其實也沒錯,上官胤對她而言不再是丈夫,而是個毫不相關的人了。
秦幼芙已經認出眼前的絕美女子便是眾人口中即將成為上官胤妻子的幸運女子。
「哪來的女人,怎麼跑到這里來鬧事?」天藍不容許有人污蔑自己的主子,急忙卷起袖子就想教訓金樂嵐。
「天藍,不可無禮。」秦幼芙知嘵沖動的天藍想要做什麼,急忙開口制止,接著雙手撐著床就想站起身。
「夫人,您做什麼?」天藍急忙跑到她身旁,要她快快躺下。
但是秦幼芙拉開天藍的手,撐著虛弱的身子下床,接著曲膝一禮。「民女見過公主。」
她如羽翼般的長睫斂著,視線盯著地面,沒有勇氣抬頭望向眼前既有美貌又有權力的女子。
她,還沒有戰斗就已經輸得徹底。
「知道我是什麼人就好。」金樂嵐揚起下瓠怒瞪著秦幼芙。
「敢問公主今日前來有什麼指教?」秦幼芙的視線一直望著地面,輕輕地說話。
「指教是沒有,只是來找人聊聊天。」
「聊天?」秦幼芙不明白地抬頭。她不信金樂嵐會來找她談天。
「是呀!」金樂嵐睨著她,「我在宮里無聊,來找胤哥哥,不過胤哥哥現在人不在府里,所以就拿你來充數。」
哼!如果不是想趕走秦幼芙,她怎麼可能會縴尊降貴地同這種平民說話?
「民女知道了。」秦幼芙點點頭,望著金樂嵐淺淺地笑著,「請問公主想與民女談什麼?」
金樂嵐看著秦幼芙白皙的臉龐上總是帶著他人所無的嫻雅氣質,讓她更是怒火中燒。
「我不想在這里聊。」
「請問您要到哪兒聊天?」秦幼芙只感覺頭重腳輕,身體虛軟得隨時都有可能倒下。
「就到胤哥哥的書房里吧。」
書房?秦幼芙的水眸驀地圓睜。
「怎麼,到胤哥哥的書房去,你不喜歡?」中計了!金樂嵐刻意佯裝出詫異的神情,「還是你從沒有到過胤哥哥的書房?」
是沒有。
秦幼芙不想承認,因此,她只是淺淺的勾起唇角,沒有回話。
心是這般揪疼,這時她才明白,當她從揚州來到京城的這段路上,對他所作的種種假設都是愚昧可笑。
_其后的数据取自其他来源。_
#pragma unroll
  for (int i = 0; i < PB; ++i) {
    f32x4 v[NB];
#pragma unroll
    for (int nb = 0; nb < NB; ++nb) v[nb] = acc[i][nb];
    if constexpr (NCHW) {
      const int crd = ocrd[i];
      const int y = crd & 1023, xo = (crd >> 10) & 1023, n = crd >> 20;
      const unsigned hw = __umul24(p.Hout, p.Wout);
      const unsigned base = __umul24(__umul24(__umul24(n, p.Cout), p.Hout) + y, p.Wout) + xo;
#pragma unroll
      for (int nb = 0; nb < NB; ++nb)
#pragma unroll
        for (int q = 0; q < 4; ++q) {
          const int cc = cbase + 4 * nb + q;
          float f = v[nb][q];
          if (p.relu) f = f > 0.f ? f : 0.f;
          const unsigned off = (crd >= 0 && cc < p.Cout) ? (base + cc * hw) * 4u : kOobOff;
          __builtin_amdgcn_raw_buffer_store_b32(__builtin_bit_cast(unsigned, f), r_out, off, 0, 0);
        }
    } else {
      const unsigned ooff = opix[i] >= 0 ? (unsigned)opix[i] * outpb + (p.out_coff + cbase) * ESZ : kOobOff;
      if (p.nup) {
        const int crd = ocrd[i];
        const int y = crd & 1023, xo = (crd >> 10) & 1023, n = crd >> 20;
#pragma unroll
        for (int u = 0; u < 3; ++u) {
          if (u < p.nup) {
            const int sh = p.up_shift[u];
            const long up_pix = ((long)(n * (p.Hout >> sh) + (y >> sh)) * (p.Wout >> sh) + (xo >> sh));
            if (crd >= 0)
              add_vec<T, NB>(v, reinterpret_cast<const unsigned char*>(p.up[u]) + (up_pix * p.Cout * 2 + cbase) * ESZ, p.Cout * ESZ);
          }
        }
      }
      if constexpr (HS) {
#pragma unroll
        for (int nb = 0; nb < NB; ++nb)
#pragma unroll
          for (int q = 0; q < 4; ++q) v[nb][q] = act_hs<HS>(v[nb][q]);
      } else
      if (p.relu) {
#pragma unroll
        for (int nb = 0; nb < NB; ++nb)
#pragma unroll
          for (int q = 0; q < 4; ++q) v[nb][q] = v[nb][q] > 0.f ? v[nb][q] : 0.f;
      }
      store_vec_buf<T, NB>(r_out, ooff, out_lo, v);
      if (OUT2 && p.nout2) {
        f16x8 sh, sl;
        h2_split8(v[0], v[1], sh, sl);
        f32x4 vr[NB];
#pragma unroll
        for (int q = 0; q < 4; ++q) {
          vr[0][q] = (float)sh[q] + (float)sl[q] * kLoInv;
          vr[1][q] = (float)sh[4 + q] + (float)sl[4 + q] * kLoInv;
        }
#pragma unroll
        for (int u = 0; u < 2; ++u) {
          if (u < p.nout2 && opix[i] >= 0) {
            const size_t px = (size_t)opix[i];
            const _Float16* a = reinterpret_cast<const _Float16*>(p.add2[u]) + px * (2 * (size_t)p.add2_pitch[u]) + p.add2_coff[u] + cbase;
            const f16x8 ah8 = *reinterpret_cast<const f16x8*>(a), al8 = *reinterpret_cast<const f16x8*>(a + p.add2_pitch[u]);
            f32x4 w[NB];
#pragma unroll
            for (int q = 0; q < 4; ++q) {
              w[0][q] = ((float)ah8[q] + (float)al8[q] * kLoInv) + vr[0][q];
              w[1][q] = ((float)ah8[4 + q] + (float)al8[4 + q] * kLoInv) + vr[1][q];
            }
            f16x8 oh, ol;
            h2_split8(w[0], w[1], oh, ol);
            _Float16* o2 = reinterpret_cast<_Float16*>(p.out2[u]) + px * (2 * (size_t)p.out2_pitch[u]) + p.out2_coff[u] + cbase;
            *reinterpret_cast<f16x8*>(o2) = oh;
            *reinterpret_cast<f16x8*>(o2 + p.out2_pitch[u]) = ol;
          }
        }
      }
    }
  }
  UDP_STAMP(6);
#ifdef UDP_STAMPS
  asm volatile("s_waitcnt vmcnt(0)" ::: "memory");
  UDP_STAMP(7);
#endif
}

那個遠在千里之外的他,早已有了能隨意進出他書房的紅粉知己。
金樂嵐不等秦幼芙回話,轉過身便快步離去,當她即將離開房門時還不望回過頭,驕傲如孔雀般睨著秦幼芙,「還不快跟上來?」
「是。」秦幼芙點點頭,拍拍天藍擔憂地抓緊她的小手,要天藍放心,便提起裙擺跟在金樂嵐身後緩緩離開。